20 enero, 2026

Feliz Navidad, aunque la vida duela.

La Navidad es, para la tradición cristiana, el momento de recordar el nacimiento de Jesucristo, símbolo de esperanza, humildad y amor al prójimo.

Sin embargo, en Ecuador y en el mundo, la fiesta se vive cada vez más atravesada por el consumo: regalos, decoraciones, viajes y experiencias que desplazan el sentido espiritual.

La dualidad entre lo sagrado y lo comercial genera un debate que se repite año tras año.

En Ecuador, las cadenas de supermercados y los centros comerciales refuerzan sus campañas desde noviembre, con promociones y eventos que apelan más al consumo que a la espiritualidad.

El resultado es una fiesta que, para muchos, se vive más en clave comercial que religiosa.
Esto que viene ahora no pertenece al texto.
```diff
+  SrCur cc;
+  seek(cc, blockIdx.x);
+  SrCur ld = cc;
+  int l_reg = 0, l_dy = 0, c_reg = 0, c_dy = 0;
+#pragma unroll
+  for (int d = 0; d < D; ++d) {
+    issue(ld, l_reg, l_dy);
+    advance(ld);
+    l_reg = l_reg + 1 == RS ? 0 : l_reg + 1;
+    l_dy = l_dy + 1 == ND ? 0 : l_dy + 1;
+  }
+  while (cc.item < p.nitems) {
+    if (wave == 0) sr_wait_vm<(D - 1) * 5>();
+    else sr_wait_vm<(D - 1) * 4>();
+    __builtin_amdgcn_s_barrier();
+    __builtin_amdgcn_sched_barrier(0);
+    issue(ld, l_reg, l_dy);
+    advance(ld);
+    l_reg = l_reg + 1 == RS ? 0 : l_reg + 1;
+    l_dy = l_dy + 1 == ND ? 0 : l_dy + 1;
+    __builtin_amdgcn_sched_barrier(0);
+    if (cc.pro == 0) {
+      int r0 = c_reg - NPRO;
+      if (r0 < 0) r0 += RS;
+      const char* dyl = smem + RS * SR_STAGEB + c_dy * SR_DYB;
 #pragma unroll
       for (int ks = 0; ks < 4; ++ks) {
         const int k = ks * 32 + 8 * g + q;
         const char* aptr = dyl + k * 32 + p4 * 8;
         const bf16x8 af = st_tr_pair(aptr, aptr + 4 * 32);
-        const char* bbase = patch + (2 * (k >> 4)) * ST_ROWB + (2 * (k & 15)) * 8 + p4 * 8;
+        const char* bbase = smem + (2 * (k >> 4)) * SR_ROWB + (2 * (k & 15) + 1) * 8 + p4 * 8;
 #pragma unroll
         for (int b = 0; b < NTW; ++b) {
           const int nt = wave + 4 * b;
           if (nt < NTN) {
             const int half = nt & 1, row = nt >> 1;
             const int dtp = row / 7, dh = row - dtp * 7;
-            int sl = slot0 + dtp;
-            if (sl >= KT1) sl -= KT1;
-            const char* ptr = bbase + sl * ST_FRAMEB + dh * ST_ROWB + half * 32;
+            int rg = r0 + (dtp >> 1);
+            if (rg >= RS) rg -= RS;
+            const char* ptr = bbase + rg * SR_STAGEB + (dtp & 1) * SR_FRAMEB + dh * SR_ROWB + half * 32;
             const bf16x8 bf = st_tr_pair(ptr, ptr + 4 * 16);
             acc[b] = __builtin_amdgcn_mfma_f32_16x16x32_bf16(af, bf, acc[b], 0, 0, 0);
           }
         }
       }
-      __syncthreads();
-      if (more) {
-        frame_store(to0 - pT + KT1, nf0);
-        frame_store(to0 - pT + KT1 + 1, nf1);
-        dy_store(ndy);
-      }
-      __syncthreads();
-    }
-  }
-  const int Kpad = KT * 7 * 32;
+    }
+    __builtin_amdgcn_sched_barrier(0);
+    advance(cc);
+    c_reg = c_reg + 1 == RS ? 0 : c_reg + 1;
+    c_dy = c_dy + 1 == ND ? 0 : c_dy + 1;
+  }
+  sr_wait_vm<0>();
 #pragma unroll
   for (int b = 0; b < NTW; ++b) {
     const int nt = wave + 4 * b;
@@ -909,16 +962,17 @@
   }
 }
 
-__global__ __launch_bounds__(256) void stem_slab_reduce_kernel(const float* slabs, float* dw,
+__global__ __launch_bounds__(128) void stem_slab_reduce_kernel(const float* slabs, float* dw,
                                                               long long n, int S) {
-  __shared__ float4 part[16][17];
+  __shared__ float4 part[16][9];
   const long long n4 = n >> 2;
-  const int col = threadIdx.x & 15, sl = threadIdx.x >> 4;
-  const long long i = (long long)blockIdx.x * 16 + col;
+  const int col = threadIdx.x & 7, sl = threadIdx.x >> 3;
+  const long long i = (long long)blockIdx.x * 8 + col;
   float4 acc = make_float4(0.f, 0.f, 0.f, 0.f);
   if (i < n4) {
     const int per = (S + 15) / 16;
     const int s0 = sl * per, s1 = min(S, s0 + per);
+#pragma unroll 8
     for (int s = s0; s < s1; ++s) {
       const float4 v = *(const float4*)(slabs + (long long)s * n + i * 4);
       acc.x += v.x; acc.y += v.y; acc.z += v.z; acc.w += v.w;
@@ -938,17 +992,23 @@
 
 static int stem_wg_grid(int nitems) { return nitems < 512 ? nitems : 512; }
 
-static bool stem_wg_pair(int T, int Cout, int kT) {
+static bool stem_wg_ring(int N, int T, int H, int W, int Cout, int kT, int dy_ld) {
   static const int on = [] { const char* e = getenv("VS_STEM_PAIR"); return e ? atoi(e) : 1; }();
-  return on && Cout == 8 && (kT == 3 || kT == 5) && T >= 2;
+  const long long Ho = (H + 6 - 7) / 2 + 1, Wo = (W + 6 - 7) / 2 + 1;
+  const long long xb = (long long)N * T * H * W * 8, dyb = (long long)N * T * Ho * Wo * dy_ld * 2;
+  return on && Cout == 8 && (kT == 3 || kT == 5) && T >= 2 && W % 2 == 0 && xb < (1ll << 31) && dyb < (1ll << 31);
 }
 
 extern "C" size_t vs_stem_wgrad_workspace_bytes(int N, int T, int H, int W, int Cout, int kT) {
   const int Ho = (H + 6 - 7) / 2 + 1, Wo = (W + 6 - 7) / 2 + 1;
-  const bool pair = stem_wg_pair(T, Cout, kT);
-  const int tc = pair ? SP_TC : ST_TC;
-  const int nitems = N * ((Ho + ST_TH - 1) / ST_TH) * ((Wo + ST_TW - 1) / ST_TW) * ((T + tc - 1) / tc);
-  return (size_t)stem_wg_grid(nitems) * (pair ? 2 : 1) * Cout * kT * 7 * 32 * sizeof(float);
+  const long long tiles = (long long)N * ((Ho + ST_TH - 1) / ST_TH) * ((Wo + ST_TW - 1) / ST_TW);
+  const long long a = tiles * ((T + ST_TC - 1) / ST_TC), b = tiles * ((T + SP_TC - 1) / SP_TC);
+  size_t slabs = (size_t)stem_wg_grid((int)(a < 512 ? a : 512));
+  if (stem_wg_ring(N, T, H, W, Cout, kT, Cout)) {
+    const size_t s2 = 2 * (size_t)stem_wg_grid((int)(b < 512 ? b : 512));
+    slabs = s2 > slabs ? s2 : slabs;
+  }
+  return slabs * Cout * kT * 7 * 32 * sizeof(float);
 }
 
 extern "C" int vs_stem_conv_wgrad(const void* dy, const void* x4, float* dwp, int N, int T, int H,
@@ -969,6 +1029,7 @@
   p.tilesW = (p.Wo + ST_TW - 1) / ST_TW;
   p.tchunks = (T + ST_TC - 1) / ST_TC;
   p.nitems = N * p.tilesH * p.tilesW * p.tchunks;
+  p.x_bytes = p.dy_bytes = 0;
   const int grid = stem_wg_grid(p.nitems);
   if (ws_bytes < vs_stem_wgrad_workspace_bytes(N, T, H, W, Cout, kT)) {
     vs_set_error("vs_stem_conv_wgrad: workspace too small");
@@ -976,16 +1037,30 @@
   }
   const int MTv = (Cout + 15) / 16;
   hipStream_t st = (hipStream_t)stream;
-  if (stem_wg_pair(T, Cout, kT)) {
+  if (stem_wg_ring(N, T, H, W, Cout, kT, dy_ld)) {
     p.tchunks = (T + SP_TC - 1) / SP_TC;
     p.nitems = N * p.tilesH * p.tilesW * p.tchunks;
+    p.x_bytes = (unsigned)((long long)N * T * H * W * 8);
+    p.dy_bytes = (unsigned)((long long)N * T * p.Ho * p.Wo * dy_ld * 2);
     const int grid2 = stem_wg_grid(p.nitems);
-    const size_t smem2 = (((size_t)(kT + 1) * ST_FRAMEB + 15) & ~(size_t)15) + (size_t)128 * 32;
-    if (kT == 5) hipLaunchKernelGGL(stem_wgrad_pair_kernel<5>, dim3(grid2), dim3(256), smem2, st, p);
-    else hipLaunchKernelGGL(stem_wgrad_pair_kernel<3>, dim3(grid2), dim3(256), smem2, st, p);
+    constexpr int D = SR_DEPTH;
+    const size_t smem2 = (size_t)((kT + 1) / 2 + D) * SR_STAGEB + (size_t)(D + 1) * SR_DYB;
+#define LAUNCH_RING(KT_)                                                                         \
+  do {                                                                                           \
+    static bool attr_done = false;                                                               \
+    if (!attr_done) {                                                                            \
+      (void)hipFuncSetAttribute((const void*)stem_wgrad_ring_kernel<KT_, D>,                     \
+                                hipFuncAttributeMaxDynamicSharedMemorySize, 160 * 1024);         \
+      attr_done = true;                                                                          \
+    }                                                                                            \
+    hipLaunchKernelGGL((stem_wgrad_ring_kernel<KT_, D>), dim3(grid2), dim3(256), smem2, st, p);  \
+  } while (0)
+    if (kT == 5) LAUNCH_RING(5);
+    else LAUNCH_RING(3);
+#undef LAUNCH_RING
     VS_CHECK_LAUNCH();
     const long long n2 = (long long)Cout * kT * 7 * 32;
-    hipLaunchKernelGGL(stem_slab_reduce_kernel, dim3((unsigned)((n2 / 4 + 15) / 16)), dim3(256), 0, st,
+    hipLaunchKernelGGL(stem_slab_reduce_kernel, dim3((unsigned)((n2 / 4 + 7) / 8)), dim3(128), 0, st,
                        (const float*)workspace, dwp, n2, 2 * grid2);
     VS_CHECK_LAUNCH();
     return VS_OK;
@@ -1010,7 +1085,7 @@
 #undef LAUNCH_SWG
   VS_CHECK_LAUNCH();
   const long long n = (long long)Cout * kT * 7 * 32;
-  hipLaunchKernelGGL(stem_slab_reduce_kernel, dim3((unsigned)((n / 4 + 15) / 16)), dim3(256), 0, st,
+  hipLaunchKernelGGL(stem_slab_reduce_kernel, dim3((unsigned)((n / 4 + 7) / 8)), dim3(128), 0, st,
                      (const float*)workspace, dwp, n, grid);
   VS_CHECK_LAUNCH();
   return VS_OK;
```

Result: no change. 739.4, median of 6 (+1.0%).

El debate cultural: espiritualidad vs. consumo

La tensión entre fe y comercio no es nueva, pero se intensifica en sociedades cada vez más secularizadas.

Para los cristianos, entre los que me incluyo, la Navidad debería ser un recordatorio del mensaje de humildad y amor de Jesús.

Para otros, es una oportunidad de encuentro social y disfrute, sin necesidad de un trasfondo religioso.

En Ecuador, este debate se refleja en la coexistencia de dos realidades: familias que mantienen la misa de Nochebuena como centro de la celebración y otras que priorizan la cena, los regalos y las vacaciones.

La pregunta que surge es si la Navidad perdió su esencia o si simplemente se transformó en una fiesta cultural más amplia, donde se consume licor, cenas y se usan las tarjetas de crédito.

En todo caso, intento enviar un mensaje reflexivo y menos consumista, construido a partir de la esperanza de un 2026 menos complicado que los años anteriores.

UN MENSAJE PARA UNA NAVIDAD CON SENTIDO

En un Ecuador marcado por la incertidumbre cultural, social y económica, la Navidad nos enfrenta a una contradicción profunda: celebramos el nacimiento de un mensaje de humildad y amor en medio de una cultura que promueve el exceso, el endeudamiento y el consumo como sinónimo de felicidad.

Es cierto que esta costumbre parece imposible de cambiar; el mercado, las tarjetas de crédito y la publicidad ya forman parte del paisaje navideño. Sin embargo, aceptar esta realidad no significa renunciar al sentido.

Tal vez el desafío no sea eliminar el consumo, sino recolocarlo en su justa dimensión. La Navidad puede seguir siendo un espacio de encuentro, de mesa compartida y de alegría, sin que el valor de la celebración se mida por el precio de los regalos o por la deuda acumulada en enero.

En un país golpeado por crisis cíclicas, recordar que la solidaridad, la empatía y el cuidado del otro también son formas de celebrar es un acto casi contracultural.

Dar un mensaje menos consumista hoy implica rescatar gestos simples: compartir tiempo, escuchar, agradecer y ayudar a quien tiene menos.

Implica también cuestionar la idea de que la felicidad se compra y reconocer que, incluso en medio de la modernidad y el comercio, todavía es posible vivir una Navidad más humana, más consciente y más cercana a las realidades del Ecuador.

Quizás la esencia de la Navidad no se haya perdido, sino que espera ser redescubierta, no en los centros comerciales, sino en la capacidad de las personas de encontrarse, cuidarse y construir esperanza, aun en tiempos difíciles.

Feliz Navidad, aunque la vida duela.